NIMs moderated a tad by 2bps QoQ to 9.15% (9.17%/ 9.15%/ 8.89%/ 9.09%/ 9.03% in Q1FY23/ Q4/ Q3/ Q2/ Q1FY22). This was purely driven by funding cost rise wherein borrowing cost rose 2bps QoQ to 7.70% (7.68%/ 7.74% / 8.00% / 7.86%/ 7.96% in Q1FY23/ Q4/ Q3/ Q2/ Q1FY22) while yields were stable QoQ at 16.85% (16.85%/ 16.89%/ 16.89% / 16.95% / 16.99% in Q1FY23/ Q4/ Q3/ Q2/ Q1FY22). Company’s rating was upgraded to AA- from A+ by CARE during Q1FY23 We are expecting spreads to settle at >9.5%/>9.0% in FY23E/FY24E, respectively.

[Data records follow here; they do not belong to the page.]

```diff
@@ -804,9 +814,16 @@
   return RPLGPU_OK;
 }
 
-static int32_t run_voxel(rplgpu_handle_t h, const CloudPlan &plan, rpl::VoxelLaunch v,
-                         bool defer_listed = false) {
-  if (v.arena) RPL_HIP(h, hipMemsetAsync(v.arena_cursor, 0, 8, h->stream));
+static int32_t run_voxel_commands(rplgpu_handle_t h, const CloudPlan &plan, rpl::VoxelLaunch v,
+                                  bool defer_listed) {
+  v.one_command = v.arena && v.B != 0 && !plan.ror_inside;
+  if (v.one_command) {
+    if (h->voxel_words_dirty) RPL_HIP(h, hipMemsetAsync(h->d_vwords, 0, 32, h->stream));
+    h->voxel_words_dirty = false;
+  } else {
+    if (v.B != 0) h->voxel_words_dirty = true;
+    if (v.arena) RPL_HIP(h, hipMemsetAsync(v.arena_cursor, 0, 8, h->stream));
+  }
   v.keepmask = plan.mask;
   v.mask_stride = kMaskStride;
   if (plan.ror_inside) {
@@ -821,6 +838,13 @@
   v.ror = rpl::RorMode::kListed;
   RPL_HIP(h, rpl::launch_cloud_voxel(h->stream, v, plan.kp, plan.T));
   return RPLGPU_OK;
+}
+
+static int32_t run_voxel(rplgpu_handle_t h, const CloudPlan &plan, const rpl::VoxelLaunch &v,
+                         bool defer_listed = false) {
+  const int32_t rc = run_voxel_commands(h, plan, v, defer_listed);
+  if (rc) h->voxel_words_dirty = true;
+  return rc;
 }
 
 static int32_t cloud_arena_impl(rplgpu_handle_t h, const rplgpu_node_t *d_nodes, uint32_t n_stride,
```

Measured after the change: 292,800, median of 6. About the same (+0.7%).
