# strukturag/libde265

Hardware: NVIDIA H100
Metric: decoded frames/sec at 4K Main profile, bit-exact YUV; MC kernel HBM GB/s (higher is better)
Workload: dtype u8

## Files before the change

libde265_b200/csrc/kernels_recon.cuh:

```cuda
#pragma once
#include "dev_common.cuh"
#include "kernels_residual.cuh"

#define RC_WARPS 8
#define RC_THREADS (RC_WARPS * 32)
#define RC_GSTRIDE 34
#define RC_TILE_STRIDE 40
#define RC_BLK (33 * RC_TILE_STRIDE + 8)
#define RC_FULL 0xffffffffu
#define RC_TRACE_WORDS 8

struct ReconArgs {
  const b200_tu* tus;
  const uint32_t* list;
  int n_list;
  int poll_ns;
  int region;
  int n_listw, n_list8;
  const uint32_t* task_start;
  int n_task;
  const b200_coeff* coeffs;
  const uint8_t* scaling;
  unsigned int* ticket;
  unsigned long long* trace;
  uint8_t* pend[3];
  int pend_w[3];
  const uint32_t* mark_list;
  int n_mark;
  unsigned int* err;
  unsigned int* err_host;
  unsigned long long spin_limit_ns;
};

struct ResidualSmem {
  int16_t coef[RC_WARPS][32 * RC_GSTRIDE];
  int16_t g[RC_WARPS][32 * RC_GSTRIDE];
  ResTables tb;
};

template <typename P>
struct IntraSmem {
  P blk[RC_WARPS][RC_BLK];
  int16_t coef[RC_WARPS][32 * RC_GSTRIDE];
  int16_t g[RC_WARPS][32 * RC_GSTRIDE];
  res_t res[RC_WARPS][32 * 32];
  P border[RC_WARPS][2][4 * 32 + 4];
  b200_tu tu_s[RC_WARPS][16];
  ResTables tb;
};

template <typename P, bool TO_RES>
__device__ void tu_residual(const b200_tu& tu, const b200_coeff* co, const uint8_t* __restrict__ scaling, P* dst, int dstride, res_t* res,
                            int bd, int16_t* coefT, int16_t* g, const ResTables& tb, int lane)
{
  const int log2 = tu.log2_size, nT = 1 << log2, n = tu.n_coeff;
  const int flags = tu.flags;
  const bool special = flags & (B200_TU_BYPASS | B200_TU_TSKIP);
  const Dequant dq = dequant_setup(tu, scaling, bd);
  int max_row = 0, max_col = 0;
  if (special) {
    max_row = max_col = nT - 1;
  } else {
    for (int i = lane; i < n; i += 32) {
      const int pos = co[i].pos;
      max_row = max(max_row, pos >> log2);
      max_col = max(max_col, pos & (nT - 1));
    }
    max_row = __reduce_max_sync(RC_FULL, max_row) & (nT - 1);
    max_col = __reduce_max_sync(RC_FULL, max_col) & (nT - 1);
  }
  const int nq = (max_row >> 2) + 1;
  uint32_t* cw = reinterpret_cast<uint32_t*>(coefT);
  uint32_t* gw = reinterpret_cast<uint32_t*>(g);
  constexpr int CW = RC_GSTRIDE / 2;
  for (int o = lane; o < (max_col + 1) * 2 * nq; o += 32) cw[(o / (2 * nq)) * CW + o % (2 * nq)] = 0;
  __syncwarp();
  for (int i = lane; i < n; i += 32) {
    const b200_coeff c = co[i];
    const int v = dequant_level(dq, c);
    const int pos = (dq.rotate ? (nT * nT - 1 - c.pos) : c.pos) & (nT * nT - 1);
    coefT[(pos & (nT - 1)) * RC_GSTRIDE + (pos >> log2)] = (int16_t)v;
  }
  __syncwarp();

  auto emit4 = [&](int x, int y, const int (&r)[4]) {
    if (TO_RES) res_store4(res + x + (y << log2), r[0], r[1], r[2], r[3]);
    else add_row<P, 4>(dst + x + (size_t)y * dstride, r, bd);
  };

  if (special) {
    const bool ts = !(flags & B200_TU_BYPASS);
    const int bd_shift = 20 - bd, ts_shift = 5 + log2, rnd = 1 << (bd_shift - 1);
    auto value = [&](int x, int y) {
      int c = coefT[x * RC_GSTRIDE + y];
      if (ts) c = ((int)((unsigned)c << ts_shift) + rnd) >> bd_shift;
      return c;
    };
    if (flags & (B200_TU_RDPCM_H | B200_TU_RDPCM_V)) {
      const bool vert = flags & B200_TU_RDPCM_V;
      if (lane < nT) {
        int sum = 0;
        for (int k = 0; k < nT; k++) {
          const int x = vert ? lane : k, y = vert ? k : lane;
          sum += value(x, y);
          if (TO_RES) res[x + (y << log2)] = (res_t)clip16(sum);
          else dst[x + (size_t)y * dstride] = (P)clip_bd((int)dst[x + (size_t)y * dstride] + sum, bd);
        }
      }
    } else {
      for (int o = lane; o < nT * nT / 4; o += 32) {
        const int x = (o & (nT / 4 - 1)) * 4, y = o >> (log2 - 2);
        const int r[4] = {value(x, y), value(x + 1, y), value(x + 2, y), value(x + 3, y)};
        emit4(x, y, r);
      }
    }
    __syncwarp();
    return;
  }

  const uint32_t* mt = (nT == 32) ? &tb.m32[0][0] : &tb.m16[0][0];
  const int post_shift = 20 - bd, rnd2 = 1 << (post_shift - 1);
  for (int o = lane; o < (max_col + 1) << (log2 - 2); o += 32) {
    const int ib = o & (nT / 4 - 1), c = o >> (log2 - 2);
    int acc[4] = {64, 64, 64, 64};
    const uint32_t* cp = cw + c * CW;
    for (int jq = 0; jq < nq; jq++) {
      const uint32_t c0 = cp[2 * jq], c1 = cp[2 * jq + 1];
      const uint4 m = *reinterpret_cast<const uint4*>(mt + jq * nT + 4 * ib);
      acc[0] = dp2a_hi(c1, m.x, dp2a_lo(c0, m.x, acc[0]));
      acc[1] = dp2a_hi(c1, m.y, dp2a_lo(c0, m.y, acc[1]));
      acc[2] = dp2a_hi(c1, m.z, dp2a_lo(c0, m.z, acc[2]));
      acc[3] = dp2a_hi(c1, m.w, dp2a_lo(c0, m.w, acc[3]));
    }
#pragma unroll
    for (int r = 0; r < 4; r++) g[(4 * ib + r) * RC_GSTRIDE + c] = (int16_t)clip16(acc[r] >> 7);
  }
  if ((max_col & 3) != 3) {
    const int c0 = max_col + 1, nc = 3 - (max_col & 3);
    for (int o = lane; o < nT * nc; o += 32) g[(o / nc) * RC_GSTRIDE + c0 + o % nc] = 0;
  }
  __syncwarp();
  const int nq2 = (max_col >> 2) + 1;
  for (int o = lane; o < nT << (log2 - 2); o += 32) {
    const int ib = o & (nT / 4 - 1), y = o >> (log2 - 2);
    int acc[4] = {rnd2, rnd2, rnd2, rnd2};
    const uint32_t* gp = gw + y * CW;
    for (int jq = 0; jq < nq2; jq++) {
      const uint32_t g0 = gp[2 * jq], g1 = gp[2 * jq + 1];
      const uint4 m = *reinterpret_cast<const uint4*>(mt + jq * nT + 4 * ib);
      acc[0] = dp2a_hi(g1, m.x, dp2a_lo(g0, m.x, acc[0]));
      acc[1] = dp2a_hi(g1, m.y, dp2a_lo(g0, m.y, acc[1]));
      acc[2] = dp2a_hi(g1, m.z, dp2a_lo(g0, m.z, acc[2]));
      acc[3] = dp2a_hi(g1, m.w, dp2a_lo(g0, m.w, acc[3]));
    }
    const int r[4] = {acc[0] >> post_shift, acc[1] >> post_shift, acc[2] >> post_shift, acc[3] >> post_shift};
    emit4(4 * ib, y, r);
  }
  __syncwarp();
}

__constant__ int8_t k_intra_angle[35] = {0,   0,   32,  26,  21,  17, 13, 9,  5,  2,  0,  -2, -5, -9, -13, -17, -21, -26,
                                         -32, -26, -21, -17, -13, -9, -5, -2, 0,  2,  5,  9,  13, 17, 21,  26,  32};
__constant__ int16_t k_inv_angle[15] = {-4096, -1638, -910, -630, -482, -390, -315, -256, -315, -390, -482, -630, -910, -1638, -4096};

template <typename P>
__device__ __forceinline__ void tu_intra_small(const b200_tu& tu, P* dst, int ts, int bd, bool filter_plane, const res_t* res, int lane)
{
  const int log2 = tu.log2_size, nT = 1 << log2, mode = tu.intra_mode, cidx = tu.cidx;
  const uint64_t avail = tu.avail;
  const int total = 4 * nT + 1;
  int v = 0, ve = 0;
  bool av = false, av_e = false;
  {
    const int i = lane - 2 * nT;
    if (lane < total) {
      if (i < 0) { const int r = -i - 1; av = (avail >> (r >> 2)) & 1; if (av) v = dst[-1 + r * ts]; }
      else if (i == 0) { av = (avail >> B200_AVAIL_CORNER_BIT) & 1; if (av) v = dst[-1 - ts]; }
      else { const int c = i - 1; av = (avail >> (B200_AVAIL_TOP_BIT0 + (c >> 2))) & 1; if (av) v = dst[c - ts]; }
    }
    if (nT == 8) {
      av_e = (avail >> (B200_AVAIL_TOP_BIT0 + 3)) & 1;
      if (av_e) ve = dst[15 - ts];
    }
  }
  {
    const unsigned m = __ballot_sync(RC_FULL, av);
    if (m == 0 && !av_e) {
      v = ve = 1 << (bd - 1);
    } else {
      const int first_lane = m ? __ffs(m) - 1 : 0;
      const int fv = __shfl_sync(RC_FULL, v, first_lane);
      const int first = m ? fv : ve;
      const unsigned below = m & ((2u << lane) - 1u);
      const int sv = __shfl_sync(RC_FULL, v, below ? 31 - __clz(below) : 0);
      v = below ? sv : first;
      const int last = __shfl_sync(RC_FULL, v, 31);
      if (!av_e) ve = last;
    }
  }
  if (filter_plane && nT == 8 && mode != 1) {
    const int d = min(abs(mode - 26), abs(mode - 10));
    if (d > 7) {
      const int vm = __shfl_up_sync(RC_FULL, v, 1);
      int vp = __shfl_down_sync(RC_FULL, v, 1);
      if (lane == 31) vp = ve;
      if (lane != 0) v = (vp + 2 * v + vm + 2) >> 2;
    }
  }
  auto B = [&](int i) -> int {
    const int s = i + 2 * nT;
    const int r = __shfl_sync(RC_FULL, v, s & 31);
    return (s == 32) ? ve : r;
  };
  const int npass = (nT == 4) ? 1 : 2;
  if (mode == 0) {
    const int tr = B(1 + nT), bl = B(-1 - nT);
    for (int p = 0; p < npass; p++) {
      const int o = lane + 32 * p, x = o & (nT - 1), y = (o >> log2) & (nT - 1);
      const int l = B(-1 - y), t = B(1 + x);
      int px = ((nT - 1 - x) * l + (x + 1) * tr + (nT - 1 - y) * t + (y + 1) * bl + nT) >> (log2 + 1);
      if (o < nT * nT) {
        if (res) px = clip_bd(px + res[o], bd);
        dst[x + y * ts] = (P)px;
      }
    }
  } else if (mode == 1) {
    const int i = lane - 2 * nT;
    const bool in = (i >= 1 && i <= nT) || (i <= -1 && i >= -nT);
    const int dc = (__reduce_add_sync(RC_FULL, in ? v : 0) + nT) >> (log2 + 1);
    const bool edge = (cidx == 0);
    const int b1 = B(1), bm1 = B(-1);
    for (int p = 0; p < npass; p++) {
      const int o = lane + 32 * p, x = o & (nT - 1), y = (o >> log2) & (nT - 1);
      const int t = B(x + 1), l = B(-y - 1);
      int px = dc;
      if (edge) {
        if (x == 0 && y == 0) px = (bm1 + 2 * dc + b1 + 2) >> 2;
        else if (y == 0) px = (t + 3 * dc + 2) >> 2;
        else if (x == 0) px = (l + 3 * dc + 2) >> 2;
      }
      if (o < nT * nT) {
        if (res) px = clip_bd(px + res[o], bd);
        dst[x + y * ts] = (P)px;
      }
    }
  } else {
    const int angle = k_intra_angle[mode];
    const bool vert = mode >= 18;
    const int sgn = vert ? 1 : -1;
    const int inv = (angle < 0) ? (int)k_inv_angle[mode - 11] : 0;
    const bool bfilt = (cidx == 0 && !(tu.flags & B200_TU_NO_BOUNDARY_FILTER) && (mode == 26 || mode == 10));
    const int b0 = B(0), b1 = B(1), bm1 = B(-1);
    auto R = [&](int k) -> int { return B(k >= 0 ? sgn * k : -sgn * ((k * inv + 128) >> 8)); };
    for (int p = 0; p < npass; p++) {
      const int o = lane + 32 * p, x = o & (nT - 1), y = (o >> log2) & (nT - 1);
      const int a = vert ? y : x, b = vert ? x : y;
      const int idx = ((a + 1) * angle) >> 5, fact = ((a + 1) * angle) & 31;
      const int r1 = R(b + idx + 1), r2 = R(b + idx + 2);
      const int l = B(-1 - y), t = B(1 + x);
      int px = fact ? ((32 - fact) * r1 + fact * r2 + 16) >> 5 : r1;
      if (bfilt) {
        if (mode == 26 && x == 0) px = clip_bd(b1 + ((l - b0) >> 1), bd);
        if (mode == 10 && y == 0) px = clip_bd(bm1 + ((t - b0) >> 1), bd);
      }
      if (o < nT * nT) {
        if (res) px = clip_bd(px + res[o], bd);
        dst[x + y * ts] = (P)px;
      }
    }
  }
  __syncwarp();
}

__device__ __forceinline__ bool intra_border_clamps(const b200_tu& tu, int& lo, int& hi)
{
  const int q = 1 << (tu.log2_size - 2);
  const uint64_t g = (1ull << q) - 1, av = tu.avail;
  if ((av & g) != g || !((av >> B200_AVAIL_CORNER_BIT) & 1) || ((av >> B200_AVAIL_TOP_BIT0) & g) != g) return false;
  const unsigned bl = (unsigned)((av >> q) & g), tr = (unsigned)((av >> (B200_AVAIL_TOP_BIT0 + q)) & g);
  if ((bl & (bl + 1)) || (tr & (tr + 1))) return false;
  lo = -4 * (q + __popc(bl));
  hi = 4 * (q + __popc(tr));
  return true;
}

struct TuDesc {
  uint32_t a, b;
  __device__ __forceinline__ int toff() const { return a & 1023; }
  __device__ __forceinline__ int mode() const { return (a >> 10) & 63; }
  __device__ __forceinline__ bool big() const { return (a >> 16) & 1; }
  __device__ __forceinline__ bool fast() const { return (a >> 17) & 1; }
  __device__ __forceinline__ bool smooth() const { return (a >> 18) & 1; }
  __device__ __forceinline__ bool bfilt() const { return (a >> 19) & 1; }
  __device__ __forceinline__ bool cbf() const { return (a >> 21) & 1; }
  __device__ __forceinline__ int rbase() const { return a >> 22; }
  __device__ __forceinline__ int plan_class() const { return (int)b; }
};

#define INTRA_PLAN_CLASSES (2 * 35 * 4 * 4 * 8)
__device__ uint32_t g_intra_plan[INTRA_PLAN_CLASSES][64];

inline void intra_plan_words(int cls, int lane, uint32_t (&w)[2])
{
  static const int8_t angle_of[35] = {0,   0,   32,  26,  21,  17, 13, 9,  5,  2,  0,  -2, -5, -9, -13, -17, -21, -26,
                                      -32, -26, -21, -17, -13, -9, -5, -2, 0,  2,  5,  9,  13, 17, 21,  26,  32};
  static const int16_t inv_of[15] = {-4096, -1638, -910, -630, -482, -390, -315, -256, -315, -390, -482, -630, -910, -1638, -4096};
  const bool smooth = cls & 1, bfilt = (cls >> 1) & 1, luma = (cls >> 2) & 1;
  const int hi2 = 4 * (((cls >> 3) & 3) + 1), lo2 = -4 * (((cls >> 5) & 3) + 1), mode = (cls >> 7) % 35, big = (cls >> 7) / 35;
  const int nT = big ? 8 : 4, log2 = big ? 3 : 2;
  auto O = [&](int i) -> uint32_t { i = std::min(std::max(i, lo2), hi2); return (uint32_t)(i < 0 ? -i * RC_TILE_STRIDE : i); };
  auto taps = [&](int i) -> uint32_t {
    if (smooth && i > -2 * nT && i < 2 * nT) return O(i - 1) | O(i) << 10 | O(i + 1) << 20;
    return O(i) * (1u | 1u << 10 | 1u << 20);
  };
  for (int p = 0; p < 2; p++) {
    const int o = lane + 32 * p, x = o & (nT - 1), y = (o >> log2) & (nT - 1);
    uint32_t v = 0;
    if (mode == 0) {
      if (p == 0 && lane <= 2 * nT + 2) v = taps(lane - nT - 1);
    } else if (mode == 1) {
      if (luma) {
        if (x == 0 && y == 0) v = O(-1) | O(1) << 10 | 2u << 20;
        else if (y == 0) v = O(x + 1) | 1u << 20;
        else if (x == 0) v = O(-y - 1) | 1u << 20;
      }
      const int i = lane - nT;
      if (p == 0 && lane < 2 * nT) v |= O(i < 0 ? i : i + 1) << 22;
    } else {
      const int angle = angle_of[mode], inv = angle < 0 ? inv_of[mode - 11] : 0, sgn = mode >= 18 ? 1 : -1;
      const int a = mode >= 18 ? y : x, b = mode >= 18 ? x : y;
      const int idx = ((a + 1) * angle) >> 5, fact = ((a + 1) * angle) & 31;
      auto R = [&](int k) -> int { return k >= 0 ? sgn * k : -sgn * ((k * inv + 128) >> 8); };
      if (smooth) v = taps(R(b + idx + 1));
      else v = O(R(b + idx + 1)) | O(R(b + idx + 2)) << 10 | (uint32_t)fact << 20;
      if (bfilt && mode == 26 && x == 0) v = O(1) | O(-1 - y) << 10 | 1u << 31;
      if (bfilt && mode == 10 && y == 0) v = O(-1) | O(1 + x) << 10 | 1u << 31;
    }
    w[p] = v;
  }
}

__device__ __forceinline__ TuDesc tu_desc(const b200_tu& tu, int G, bool filter_plane, int rbase)
{
  const int nT = 1 << tu.log2_size, mode = tu.intra_mode;
  int lo2 = 0, hi2 = 0;
  const bool fast = intra_border_clamps(tu, lo2, hi2);
  const bool smooth = nT == 8 && filter_plane && mode != 1 && min(abs(mode - 26), abs(mode - 10)) > 7;
  const bool bfilt = tu.cidx == 0 && !(tu.flags & B200_TU_NO_BOUNDARY_FILTER) && (mode == 26 || mode == 10);
  TuDesc d;
  d.a = (uint32_t)((tu.y & (G - 1)) * RC_TILE_STRIDE + (tu.x & (G - 1))) | (uint32_t)mode << 10 | (uint32_t)(nT == 8) << 16 | (uint32_t)fast << 17 |
        (uint32_t)smooth << 18 | (uint32_t)bfilt << 19 | (uint32_t)(tu.cidx == 0) << 20 | (uint32_t)((tu.flags & B200_TU_CBF) != 0) << 21 |
        (uint32_t)rbase << 22;
  d.b = fast ? (uint32_t)(((((nT == 8) * 35 + mode) * 4 + (-lo2 / 4 - 1)) * 4 + (hi2 / 4 - 1)) * 8 + (smooth | bfilt << 1 | (tu.cidx == 0) << 2)) : 0u;
  return d;
}

__device__ __forceinline__ TuDesc shfl_desc(const TuDesc& d, int src)
{
  return TuDesc{__shfl_sync(RC_FULL, d.a, src), __shfl_sync(RC_FULL, d.b, src)};
}

template <typename P, int LOG2>
__device__ __forceinline__ void tu_intra_fast(const TuDesc& d, P* dst, int ts, int bd, const int (&r)[2], const uint32_t (&w)[2], int lane)
{
  constexpr int nT = 1 << LOG2;
  constexpr int NP = (nT == 4) ? 1 : 2;
  const P* org = dst - ts - 1;
  auto T = [&](uint32_t u) -> int { return (int)org[u & 1023]; };
  auto F = [&](uint32_t u) -> int { return (T(u) + 2 * T(u >> 10) + T(u >> 20) + 2) >> 2; };
  const int mode = d.mode();
  int px[NP];
  if (mode == 0) {
    const int f = F(w[0]);
    const int tr = __shfl_sync(RC_FULL, f, 2 * nT + 2), bl = __shfl_sync(RC_FULL, f, 0);
#pragma unroll
    for (int p = 0; p < NP; p++) {
      const int o = lane + 32 * p, x = o & (nT - 1), y = (o >> LOG2) & (nT - 1);
      const int l = __shfl_sync(RC_FULL, f, nT - y), t = __shfl_sync(RC_FULL, f, nT + 2 + x);
      px[p] = ((nT - 1 - x) * l + (x + 1) * tr + (nT - 1 - y) * t + (y + 1) * bl + nT) >> (LOG2 + 1);
    }
  } else if (mode == 1) {
    const int dc = (__reduce_add_sync(RC_FULL, lane < 2 * nT ? T(w[0] >> 22) : 0) + nT) >> (LOG2 + 1);
#pragma unroll
    for (int p = 0; p < NP; p++) {
      const int kind = (w[p] >> 20) & 3, a = T(w[p]), b = kind == 2 ? T(w[p] >> 10) : dc;
      px[p] = kind ? (a + b + 2 * dc + 2) >> 2 : dc;
    }
  } else if (nT == 8 && d.smooth()) {
#pragma unroll
    for (int p = 0; p < NP; p++) px[p] = F(w[p]);
  } else {
#pragma unroll
    for (int p = 0; p < NP; p++) {
      const int r1 = T(w[p]), r2 = T(w[p] >> 10), fact = (w[p] >> 20) & 31;
      px[p] = ((32 - fact) * r1 + fact * r2 + 16) >> 5;
      if (d.bfilt() && (w[p] >> 31)) px[p] = clip_bd(r1 + ((r2 - (int)org[0]) >> 1), bd);
    }
  }
#pragma unroll
  for (int p = 0; p < NP; p++) {
    const int o = lane + 32 * p, x = o & (nT - 1), y = (o >> LOG2) & (nT - 1);
    if (o < nT * nT) dst[x + y * ts] = (P)clip_bd(px[p] + r[p], bd);
  }
  __syncwarp();
}
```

* Opex as anticipated caught up pace led by rise in employee cost; opex to assets up 33bps QoQ: Operating expenses as anticipated witnessed an increase of 36% QoQ and 42% YoY to Rs446mn. As a result, opex to assets improved 33bps QoQ and 3bps YoY to 2.77% (2.44%/ 2.53%/ 2.61%/ 2.74%/ 2.78% in Q1FY23/ Q4FY22/ Q3FY22/ Q2FY22/ Q1FY22). Rise in opex was largely attributed to employee cost which was up 49% QoQ and 38% YoY. Factors driving it include: i) Company’s salary appraisal cycle is May to April and hence, full effect of increments was reflected in Q2FY23, ii) 15% QoQ rise in disbursements also led to higher incentives to sales staff. It added 2 new branches in Q2FY23 and is looking to add another 15 branches in H2, which would keep opex to assets elevated in H2 as well. Overall, we are looking for opex to assets to settle at 2.7%/ 2.6% in FY23E/ FY24E, respectively.

* Key risks: 1) Succession planning, smooth and seamless transition post founderpromoter’s retirement; 2) rebalancing of mix in favour of housing loans.